(Collected data)
━━━

# hpy666666/ChineseChessAI

Measured on AMD Instinct MI355X. Metric: self-play games/sec @ 50 MCTS sims, higher is better.
Workload: dtype bf16

## Files before the change

chinesechessai_amd/_lib.py:

```python
import ctypes as C
import os
import subprocess
import sys

_HERE = os.path.dirname(os.path.abspath(__file__))
CSRC = os.path.join(_HERE, "csrc")
LIB_PATH = os.path.join(CSRC, "libxq_hip.so")
SOURCES = [os.path.join(CSRC, "xq_engine.hip"), os.path.join(CSRC, "xq_conv.hip"), os.path.join(CSRC, "xq_replay.hip"),
           os.path.join(CSRC, "xq_tower.hip"), os.path.join(CSRC, "xq_policy.hip")]
HEADERS = [os.path.join(CSRC, "xq_device.hpp"), os.path.join(CSRC, "xq_attack.hpp"), os.path.join(CSRC, "xq_mfma.hpp"), os.path.join(CSRC, "xq_tower_probes.hpp"),
           os.path.join(CSRC, "xq_tower1wa.hpp"), os.path.join(CSRC, "xq_tower1wa_body.inc"), os.path.join(CSRC, "xq_policy_fc1w_body.inc"),
           os.path.join(_HERE, "..", "include", "xq_selfplay.h"), os.path.join(_HERE, "..", "include", "xq_debug.h")]

MAX_MOVES = 128
MAX_PLIES = 70
WINNER_NONE = 2
NO_KING = -1
POLICY_SIZE = 8100
STATE_WORDS = 10
(S_PLAYER, S_MOVE_COUNT, S_WINNER, S_RED_KING, S_BLACK_KING, S_NO_CAPTURE, S_CONSEC_CHECKS, S_REASON,
 S_REASON_SIDE, S_REASON_COUNT) = range(10)
EVAL_PRIORS, EVAL_LOGITS_F32, EVAL_LOGITS_BF16 = 0, 1, 2
PLANES_NONE, PLANES_NCHW_F32, PLANES_NCHW_BF16, PLANES_NHWC16_BF16 = 0, 1, 2, 3
SAMPLE_RECORD_BYTES = 48 + 8 + 4 + 4 + 256 + 256
# ... 98 lines not shown
                                     C.c_void_p, C.c_void_p, C.c_void_p]),
    "xq_engine_create": (C.c_int, [C.POINTER(Config), C.POINTER(C.c_void_p)]),
    "xq_engine_destroy": (None, [C.c_void_p]),
    "xq_engine_set_stream": (C.c_int, [C.c_void_p, C.c_void_p]),
    "xq_engine_set_pow_table": (C.c_int, [C.c_void_p, C.c_void_p, C.c_int]),
    "xq_engine_new_games": (C.c_int, [C.c_void_p, C.c_void_p]),
    "xq_engine_set_logit_columns": (C.c_int, [C.c_void_p, C.c_void_p, C.c_int]),
    "xq_engine_set_temperature": (C.c_int, [C.c_void_p, C.c_double, C.c_void_p, C.c_int]),
    "xq_engine_set_root_noise": (C.c_int, [C.c_void_p, C.c_double, C.c_double, C.c_uint64]),
    "xq_engine_set_tree_reuse": (C.c_int, [C.c_void_p, C.c_int]),
    "xq_engine_set_virtual_loss": (C.c_int, [C.c_void_p, C.c_int]),
    "xq_engine_leaf_slots": (C.c_int, [C.c_void_p]),
    "xq_engine_tree_stats": (C.c_int, [C.c_void_p, C.c_void_p, C.c_void_p]),
    "xq_engine_read_root_priors": (C.c_int, [C.c_void_p, C.c_void_p]),
    "xq_engine_set_uniforms": (C.c_int, [C.c_void_p, C.c_void_p]),
    "xq_engine_set_roots": (C.c_int, [C.c_void_p, C.c_void_p, C.c_void_p]),
    "xq_engine_search_round": (C.c_int, [C.c_void_p, C.c_int, C.c_int, C.c_void_p, C.c_void_p, C.c_void_p]),
    "xq_engine_eval_hashnet": (C.c_int, [C.c_void_p, C.c_int]),
    "xq_engine_end_search": (C.c_int, [C.c_void_p, C.c_int, C.c_void_p, C.c_void_p]),
    "xq_engine_play_move": (C.c_int, [C.c_void_p]),
    "xq_engine_finalize": (C.c_int, [C.c_void_p]),
    "xq_engine_active_games": (C.c_int, [C.c_void_p, C.c_void_p]),
    "xq_engine_active_games_post": (C.c_int, [C.c_void_p]),
    "xq_engine_active_games_poll": (C.c_int, [C.c_void_p, C.c_void_p, C.c_void_p]),
    "xq_engine_priors_ptr": (C.c_void_p, [C.c_void_p]),
    "xq_engine_values_ptr": (C.c_void_p, [C.c_void_p]),
    "xq_engine_rounds_per_move": (C.c_int, [C.c_void_p]),
    "xq_engine_read_leaves": (C.c_int, [C.c_void_p] * 6),
    "xq_engine_write_priors": (C.c_int, [C.c_void_p] * 3),
    "xq_engine_read_root_visits": (C.c_int, [C.c_void_p] * 4),
    "xq_engine_read_tree": (C.c_int, [C.c_void_p, C.c_int, C.c_int] + [C.c_void_p] * 8),
    "xq_engine_read_games": (C.c_int, [C.c_void_p] * 8),
    "xq_engine_read_samples": (C.c_int, [C.c_void_p] * 9),
    "xq_engine_pack_samples": (C.c_int, [C.c_void_p, C.c_void_p]),
    "xq_engine_set_root_eval_carry": (C.c_int, [C.c_void_p, C.c_int]),
    "xq_engine_roots_not_ready": (C.c_int, [C.c_void_p, C.c_void_p]),
    "xq_engine_set_row_compaction": (C.c_int, [C.c_void_p, C.c_int]),
    "xq_engine_set_leaf_dedupe": (C.c_int, [C.c_void_p, C.c_int]),
    "xq_engine_set_eval_cache": (C.c_int, [C.c_void_p, C.c_int]),
    "xq_engine_eval_cache_stats": (C.c_int, [C.c_void_p, C.c_void_p, C.c_int]),
    "xq_engine_row_map": (C.c_int, [C.c_void_p, C.POINTER(C.c_void_p), C.POINTER(C.c_void_p)]),
    "xq_engine_read_row_history": (C.c_int, [C.c_void_p, C.c_void_p, C.c_int, C.POINTER(C.c_int64), C.c_int]),
    "xq_engine_read_leaf_rows": (C.c_int, [C.c_void_p, C.c_void_p]),
    "xq_engine_refill_begin": (C.c_int, [C.c_void_p, C.c_void_p, C.c_int]),
    "xq_engine_refill_step": (C.c_int, [C.c_void_p, C.c_void_p, C.c_void_p]),
    "xq_engine_refill_read_games": (C.c_int, [C.c_void_p] * 8),
    "xq_engine_refill_read_slots": (C.c_int, [C.c_void_p, C.c_void_p]),
    "xq_engine_set_pairing": (C.c_int, [C.c_void_p, C.c_void_p]),
    "xq_engine_refill_begin2": (C.c_int, [C.c_void_p, C.c_void_p, C.c_int, C.c_void_p]),
    "xq_engine_search_round2": (C.c_int, [C.c_void_p, C.c_int, C.c_int, C.c_void_p, C.c_void_p, C.c_int, C.c_void_p, C.c_void_p,
                                          C.c_void_p]),
    "xq_engine_end_search2": (C.c_int, [C.c_void_p, C.c_int, C.c_void_p, C.c_void_p, C.c_int, C.c_void_p, C.c_void_p]),
    "xq_engine_row_map_net": (C.c_int, [C.c_void_p, C.c_int, C.POINTER(C.c_void_p), C.POINTER(C.c_void_p)]),
    "xq_engine_read_row_history_net": (C.c_int, [C.c_void_p, C.c_int, C.c_void_p, C.c_int, C.POINTER(C.c_int64), C.c_int]),
    "xq_engine_eval_hashnet2": (C.c_int, [C.c_void_p, C.c_int, C.c_int]),
    "xq_engine_set_per_slot_reuse": (C.c_int, [C.c_void_p, C.c_int, C.c_int]),
    "xq_conv3x3_nhwc_bf16": (C.c_int, [C.c_void_p, C.c_void_p, C.c_void_p, C.c_void_p, C.c_void_p, C.c_void_p,
                                       C.c_int, C.c_int, C.c_int]),
    "xq_heads_nhwc_bf16": (C.c_int, [C.c_void_p] * 6 + [C.c_int]),
    "xq_tower_nhwc_bf16": (C.c_int, [C.c_void_p] * 9 + [C.c_int, C.c_int, C.c_void_p, C.c_void_p]),
    "xq_policy_fc_bf16": (C.c_int, [C.c_void_p] * 5 + [C.c_int, C.c_int, C.c_int, C.c_void_p]),
    "xq_value_head_bf16": (C.c_int, [C.c_void_p] * 7 + [C.c_int, C.c_void_p]),
    "xq_replay_last_error": (C.c_char_p, []),
    "xq_replay_create": (C.c_int, [C.c_int, C.c_int64, C.POINTER(C.c_void_p)]),
    "xq_replay_destroy": (None, [C.c_void_p]),
    "xq_replay_size": (C.c_int64, [C.c_void_p]),
    "xq_replay_push_records": (C.c_int, [C.c_void_p, C.c_void_p, C.c_void_p, C.c_int, C.c_void_p]),
    "xq_replay_encode_batch": (C.c_int, [C.c_void_p, C.c_void_p, C.c_void_p, C.c_int, C.c_void_p, C.c_void_p]),
    "xq_replay_read_records": (C.c_int, [C.c_void_p, C.c_void_p, C.c_void_p, C.c_int, C.c_void_p]),
    "xq_engine_profile": (C.c_int, [C.c_void_p, C.c_int]),
    "xq_engine_profile_read": (C.c_int, [C.c_void_p] * 5),
}

_DEBUG_SIGNATURES = {
    "xq_tower_set_variant": (None, [C.c_int]),
    "xq_tower_set_clock_sample": (None, [C.c_void_p]),
    "xq_tower_debug_stamps": (C.c_int, [C.c_void_p] * 9 + [C.c_int, C.c_int, C.c_void_p]),
    "xq_mfma_probe": (C.c_int, [C.c_void_p] * 4 + [C.c_int, C.c_int, C.c_int]),
    "xq_conv3x3_set_variant": (None, [C.c_int]),
    "xq_conv3x3_debug_stamps": (C.c_int, [C.c_int, C.c_int] + [C.c_void_p] * 6 + [C.c_int, C.c_int, C.c_void_p]),
    "xq_engine_set_search_occupancy": (None, [C.c_int]),
    "xq_engine_set_search_stamps": (C.c_int, [C.c_void_p]),
    "xq_policy_fc_set_variant": (None, [C.c_int]),
    "xq_policy_fc_debug_stamps": (C.c_int, [C.c_int, C.c_void_p, C.c_void_p, C.c_void_p, C.c_void_p, C.c_void_p, C.c_int, C.c_int, C.c_int, C.c_void_p]),
    "xq_policy_fc_debug": (C.c_int, [C.c_int] + [C.c_void_p] * 5 + [C.c_int, C.c_int, C.c_int]),
}

EXPORTS = sorted(_SIGNATURES)
DEBUG_EXPORTS = sorted(_DEBUG_SIGNATURES)
ROW_HISTORY = 65536


def lib():
    global _lib
    if _lib is None:
        if not os.path.exists(LIB_PATH):
            try:
                build()
            except Exception as ex:
                raise XqError("libxq_hip.so is not built (%s) and could not be compiled (%s): run "
                              "`python -c 'import __graft_entry__ as g; g.build()'`; the HIP path has no CPU fallback"
                              % (LIB_PATH, ex))
        _preload_torch_hip_runtime()
        L = C.CDLL(LIB_PATH)
        for table in (_SIGNATURES, _DEBUG_SIGNATURES):
            for name, (res, args) in table.items():
                fn = getattr(L, name)
                fn.restype = res
                fn.argtypes = args
        _lib = L
    return _lib


def check(rc):
    if rc != 0:
        msg = lib().xq_last_error()
        raise XqError("libxq_hip error %d: %s" % (rc, msg.decode() if msg else "?"))


def ptr(a):
    return None if a is None else a.ctypes.data_as(C.c_void_p)
```

chinesechessai_amd/csrc/xq_engine.hip:

```cpp
#include "xq_device.hpp"
#include "../../include/xq_selfplay.h"
#include "../../include/xq_debug.h"
#include <hip/hip_runtime.h>
#include <math.h>
#include <stdio.h>
#include <stdlib.h>
#include <string.h>
#include <string>
#include <thread>
#include <vector>

using namespace xq;

struct __align__(16) GameS {
    int8_t  side;
    uint8_t move_count;
    int8_t  winner;
    uint8_t reason;
    int8_t  reason_side;
    uint8_t reason_count;
    int8_t  rk, bk;
    uint8_t nocap, cchk, n_hist, n_root;
    uint8_t done, n_samples, error, n_plies;
};
// ... 1083 lines not shown
                    if (lane == 0) E.leaf_side[slot] = (int8_t)leaf_side;
                    if (lane == 1) E.leaf_net[slot] = (uint8_t)net;
                }
                if (planes) write_planes(bd, leaf_side, planes, fmt, slot);
            };
            const MoveResult mr = wave_make_move<false, true>(L.bd, st, L.path_move[depth - 1], hist, L.maps, L.cand, L.legal, L.own_sq,
                                                              early, E.want_check != 0);
            flags |= mr.is_check ? F_CHECK : 0;
            XQ_STAMP(7);
            const bool terminal = (mr.n_legal == 0) || (st.winner != WINNER_NONE);
            if (!terminal) {
                if (lane == 0) {
                    T.fl[node] = (uint8_t)flags;
                    E.leaf_node[slot] = (uint16_t)node; E.leaf_mult[slot] = (uint8_t)sims_left; E.leaf_n[slot] = (uint8_t)mr.n_legal;
                    E.leaf_depth[slot] = (uint8_t)depth;
                }
                for (int j = lane; j < mr.n_legal; j += 64) E.leaf_moves[(size_t)slot * MAXM + j] = L.legal[j];
                if (lane < depth) E.leaf_path[(size_t)slot * PATH_CAP + lane] = L.path_node[lane];
                if (depth > 64 && lane + 64 < depth) E.leaf_path[(size_t)slot * PATH_CAP + 64 + lane] = L.path_node[lane + 64];
                if (STAMP && lane == 0) stp[8] = __builtin_amdgcn_s_memtime();
                const uint32_t bdw = lane < 12 ? pack_dword(L.bd, lane) : 0u;
                int ec = -1;
                if (E.ec_on) {
                    ec = eval_cache_probe(E, h, bdw, leaf_side, net, ec_first, true, E.dedupe && (unsigned)(look.ent >> 32) == E.dd_tag);
                    if (lane == 0) E.leaf_ec[slot] = ec;
                }
                if (E.dedupe && (ec < 0 || E.ec_on == 2)) dedupe_finish(E, slot, bdw, leaf_side, look, net);
                if (STAMP && lane == 0) stp[9] = __builtin_amdgcn_s_memtime();
                return;
            }
            flags |= F_TERM;
            if (st.winner == st.side) flags |= F_VAL_POS;
            else if (st.winner == -st.side) flags |= F_VAL_NEG;
            if (lane == 0) T.fl[node] = (uint8_t)flags;
        }
        const double v = (flags & F_VAL_POS) ? 1.0 : ((flags & F_VAL_NEG) ? -1.0 : 0.0);
        backup(T, root, L.path_node, depth, v, 1);
        sims_left--;
    }
}
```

━━━

--- Exercise directions ---
Your answer should be all lines from the data that contain "else".

--- Answer below ---
        raise XqError("libxq_hip error %d: %s" % (rc, msg.decode() if msg else "?"))
    return None if a is None else a.ctypes.data_as(C.c_void_p)
            else if (st.winner == -st.side) flags |= F_VAL_NEG;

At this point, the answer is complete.